If that be the real position, the basis on which the wrong decision was reached may not be material. Whether it was an appreciation of all the relevant factors or the single factor of res judicata that led to the wrong decision, if the decision on the jurisdictional issue is wrong, it is open to correction, in proceedings under Article 226 of the Constitution. That such a decision on a jurisdictional issue, is open to correction may be taken as well settled law: See State of Bombay v. Maharashtra Sugar Mills Ltd. : (1951)ILLJ137Bom . The principle laid down by the High court in that case was affirmed on appeal by the Supreme Court in AIR 1951 SC 313 I have already referred to : (1955)ILLJ688SC (M).

16. The Appellate Tribunal, in my opinion, was wrong in deciding the question at issue, whether the three categories of employees. Depot Superintendent, Assistant Depot Superintendent and Lady Secretary, were workmen as defined by Section 2(s) of the Industrial Disputes Act, on the sole ground that the decision of the Appellate Tribunal in prior proceedings between the same parties attracted the principle of res judicata and barred a further investigation of the question.
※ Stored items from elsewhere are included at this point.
SIGNATURES = {
    "phy_create": (ctypes.c_int, [ctypes.c_int, ctypes.c_int, ctypes.c_int, ctypes.c_int, ctypes.c_int,
                                  ctypes.c_void_p, ctypes.c_void_p, ctypes.c_void_p, ctypes.c_int,
                                  ctypes.c_int, ctypes.POINTER(ctypes.c_void_p)]),
    "phy_create_multi": (ctypes.c_int, [ctypes.c_int, ctypes.c_int, ctypes.c_int, ctypes.c_int, ctypes.c_int,
                                        ctypes.c_void_p, ctypes.c_void_p, ctypes.c_void_p, ctypes.c_int,
                                        ctypes.c_int, ctypes.c_void_p, ctypes.POINTER(ctypes.c_void_p)]),
    "phy_destroy": (ctypes.c_int, [ctypes.c_void_p]),
    "phy_last_error": (ctypes.c_char_p, []),
    "phy_num_branches": (ctypes.c_int, [ctypes.c_void_p]),
    "phy_output_len": (ctypes.c_int, [ctypes.c_void_p]),
    "phy_program_info": (ctypes.c_int, [ctypes.c_void_p, _c_int_p, _c_int_p, _c_int_p, _c_int_p]),
    "phy_plan_records": (ctypes.c_int, [ctypes.c_int, ctypes.c_void_p, ctypes.c_int, ctypes.c_int, ctypes.c_int,
                                        ctypes.c_int, ctypes.c_int, ctypes.c_int, ctypes.c_void_p,
                                        ctypes.c_void_p, _c_int_p, _c_int_p]),
    "phy_clade_plan": (ctypes.c_int, [ctypes.c_int] * 4 + [ctypes.c_void_p, ctypes.c_void_p] + [ctypes.c_int] * 4 +
                       [ctypes.c_void_p] * 8),
    "phy_plan_sweep": (ctypes.c_int, [ctypes.c_int] * 4 + [ctypes.c_void_p, ctypes.c_void_p] + [ctypes.c_int] * 10 +
                       [ctypes.c_void_p]),
    "phy_set_clade_compression": (ctypes.c_int, [ctypes.c_void_p, ctypes.c_int]),
    "phy_clade_compression": (ctypes.c_int, [ctypes.c_void_p, _c_int_p, ctypes.c_void_p, ctypes.c_void_p]),
    "phy_eval": (ctypes.c_int, [ctypes.c_void_p, ctypes.c_int, ctypes.c_void_p, ctypes.c_void_p,
                                ctypes.c_void_p, ctypes.c_void_p]),
    "phy_eval_submit": (ctypes.c_int, [ctypes.c_void_p, ctypes.c_int, ctypes.c_void_p, ctypes.c_void_p]),
    "phy_eval_wait": (ctypes.c_int, [ctypes.c_void_p, ctypes.c_void_p]),
    "phy_eval_device": (ctypes.c_int, [ctypes.c_void_p, ctypes.c_int, ctypes.c_void_p, ctypes.c_void_p,
                                       ctypes.c_void_p, ctypes.c_void_p, ctypes.c_void_p]),
    "phy_pruning_loglik": (ctypes.c_double, [ctypes.c_void_p, ctypes.c_void_p, ctypes.c_void_p,
                                             ctypes.c_void_p]),
    "phy_sync": (ctypes.c_int, [ctypes.c_void_p]),
    "phy_timing_start": (ctypes.c_int, [ctypes.c_void_p]),
    "phy_timing_read": (ctypes.c_int, [ctypes.c_void_p, _c_double_p, _c_int_p]),
    "phy_set_tuning": (ctypes.c_int, [ctypes.c_void_p, ctypes.c_int, ctypes.c_int, ctypes.c_int]),
    "phy_lds_plan": (ctypes.c_int, [ctypes.c_void_p, _c_int_p, _c_int_p, _c_int_p]),
    "phy_columns_per_lane": (ctypes.c_int, [ctypes.c_void_p]),
    "phy_set_deep_stack": (ctypes.c_int, [ctypes.c_void_p, ctypes.c_int]),
    "phy_deep_stack_in_lds": (ctypes.c_int, [ctypes.c_void_p]),
    "phy_set_recompute": (ctypes.c_int, [ctypes.c_void_p, ctypes.c_int]),
    "phy_recomputed_partials": (ctypes.c_int, [ctypes.c_void_p]),
    "phy_set_engine": (ctypes.c_int, [ctypes.c_void_p, ctypes.c_int]),
    "phy_set_output": (ctypes.c_int, [ctypes.c_void_p, ctypes.c_int]),
    "phy_engine": (ctypes.c_int, [ctypes.c_void_p]),
    "phy_set_rescaling": (ctypes.c_int, [ctypes.c_void_p, ctypes.c_int]),
    "phy_rescaling": (ctypes.c_int, [ctypes.c_void_p]),
    "phy_class_info": (ctypes.c_int, [ctypes.c_void_p, ctypes.POINTER(ctypes.c_longlong), _c_int_p, _c_int_p,
                                      ctypes.POINTER(ctypes.c_longlong), ctypes.POINTER(ctypes.c_longlong),
                                      _c_int_p, _c_int_p]),
    "phy_class_clades": (ctypes.c_int, [ctypes.c_void_p, _c_int_p, _c_int_p, ctypes.POINTER(ctypes.c_longlong)]),
    "phy_class_chain": (ctypes.c_int, [ctypes.c_void_p, _c_int_p, _c_int_p, _c_int_p]),
    "phy_quad_plan": (ctypes.c_int, [ctypes.c_void_p, _c_int_p, _c_int_p, _c_int_p]),
    "phy_class_fused": (ctypes.c_int, [ctypes.c_void_p, _c_int_p, _c_int_p, _c_int_p]),
    "phy_geo_info": (ctypes.c_int, [ctypes.c_void_p, _c_int_p, _c_int_p, _c_int_p, _c_int_p, _c_int_p]),
    "phy_geo_sweeps": (ctypes.c_int, [ctypes.c_void_p, ctypes.c_int, ctypes.c_void_p]),
    "phy_geo_trees_info": (ctypes.c_int, [ctypes.c_void_p] + [_c_int_p] * 6),
    "phy_forest_info": (ctypes.c_int, [ctypes.c_void_p] + [_c_int_p] * 8),
    "phy_forest_plan": (ctypes.c_int, [ctypes.c_int] * 5 + [ctypes.c_void_p, ctypes.c_void_p, ctypes.c_int,
                                                           ctypes.c_void_p, ctypes.c_int, ctypes.c_int] +
                        [ctypes.c_void_p] * 3),
}


GEO_SIGNATURES = {
    "phy_geo_create": (ctypes.c_int, [ctypes.c_int, ctypes.c_int, ctypes.c_void_p, ctypes.c_void_p, ctypes.c_int,
                                      ctypes.c_int, ctypes.POINTER(ctypes.c_void_p)]),
    "phy_geo_destroy": (ctypes.c_int, [ctypes.c_void_p]),
    "phy_geo_num_branches": (ctypes.c_int, [ctypes.c_void_p]),
    "phy_geo_output_len": (ctypes.c_int, [ctypes.c_void_p]),
    "phy_geo_eval": (ctypes.c_int, [ctypes.c_void_p, ctypes.c_int, ctypes.c_void_p, ctypes.c_void_p,
                                    ctypes.c_void_p]),
    "phy_geo_summary_len": (ctypes.c_int, [ctypes.c_void_p]),
    "phy_geo_eval_summaries": (ctypes.c_int, [ctypes.c_void_p, ctypes.c_int, ctypes.c_void_p, ctypes.c_void_p,
                                              ctypes.c_void_p, ctypes.c_void_p]),
    "phy_geo_trees_create": (ctypes.c_int, [ctypes.c_int, ctypes.c_int, ctypes.c_void_p, ctypes.c_int, ctypes.c_void_p,
                                            ctypes.c_void_p, ctypes.c_void_p, ctypes.c_int, ctypes.c_int,
                                            ctypes.POINTER(ctypes.c_void_p)]),
    "phy_geo_trees_destroy": (ctypes.c_int, [ctypes.c_void_p]),
    "phy_geo_trees_num_trees": (ctypes.c_int, [ctypes.c_void_p]),
    "phy_geo_trees_output_len": (ctypes.c_int, [ctypes.c_void_p]),
    "phy_geo_trees_summary_len": (ctypes.c_int, [ctypes.c_void_p]),
    "phy_geo_trees_eval": (ctypes.c_int, [ctypes.c_void_p, ctypes.c_int, ctypes.c_void_p, ctypes.c_void_p,
                                          ctypes.c_void_p]),
    "phy_geo_trees_eval_summaries": (ctypes.c_int, [ctypes.c_void_p, ctypes.c_int, ctypes.c_void_p, ctypes.c_void_p,
                                                    ctypes.c_void_p, ctypes.c_void_p]),
    "phy_geo_trees_clock_output_len": (ctypes.c_int, [ctypes.c_void_p]),
    "phy_geo_trees_eval_clock": (ctypes.c_int, [ctypes.c_void_p, ctypes.c_int, ctypes.c_void_p, ctypes.c_void_p,
                                                ctypes.c_void_p, ctypes.c_void_p]),
    "phy_geo_trees_eval_clock_summaries": (ctypes.c_int, [ctypes.c_void_p, ctypes.c_int, ctypes.c_void_p,
                                                          ctypes.c_void_p, ctypes.c_void_p, ctypes.c_void_p,
                                                          ctypes.c_void_p]),
}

The petitioner company should have been given the opportunity it sought to place all the relevant evidence on record before the Statutory Tribunal, in this case the Appellate Tribunal, decided the issue.

17. The rule nisi issued in W. P. No. 938 of 1955 will be made absolute, and that part of the Judgment of the Labour Appellate Tribunal, which dealt with the claim in question will be set aside. That by itself should result in the appeal preferred to the Appellate Tribunal by the petitioner company having to be disposed of afresh. That specific relief is sought by the petitioner in W. P. no. 138 of 1956. The rule nisi issued in W. P. No. 138 of 1956 will also be made absolute to the extent indicated above, and a writ of mandamus will Issue to direct the Appellate Tribunal to hear and determine afresh the appeal' preferred to it by the petitioner. No order as to costs.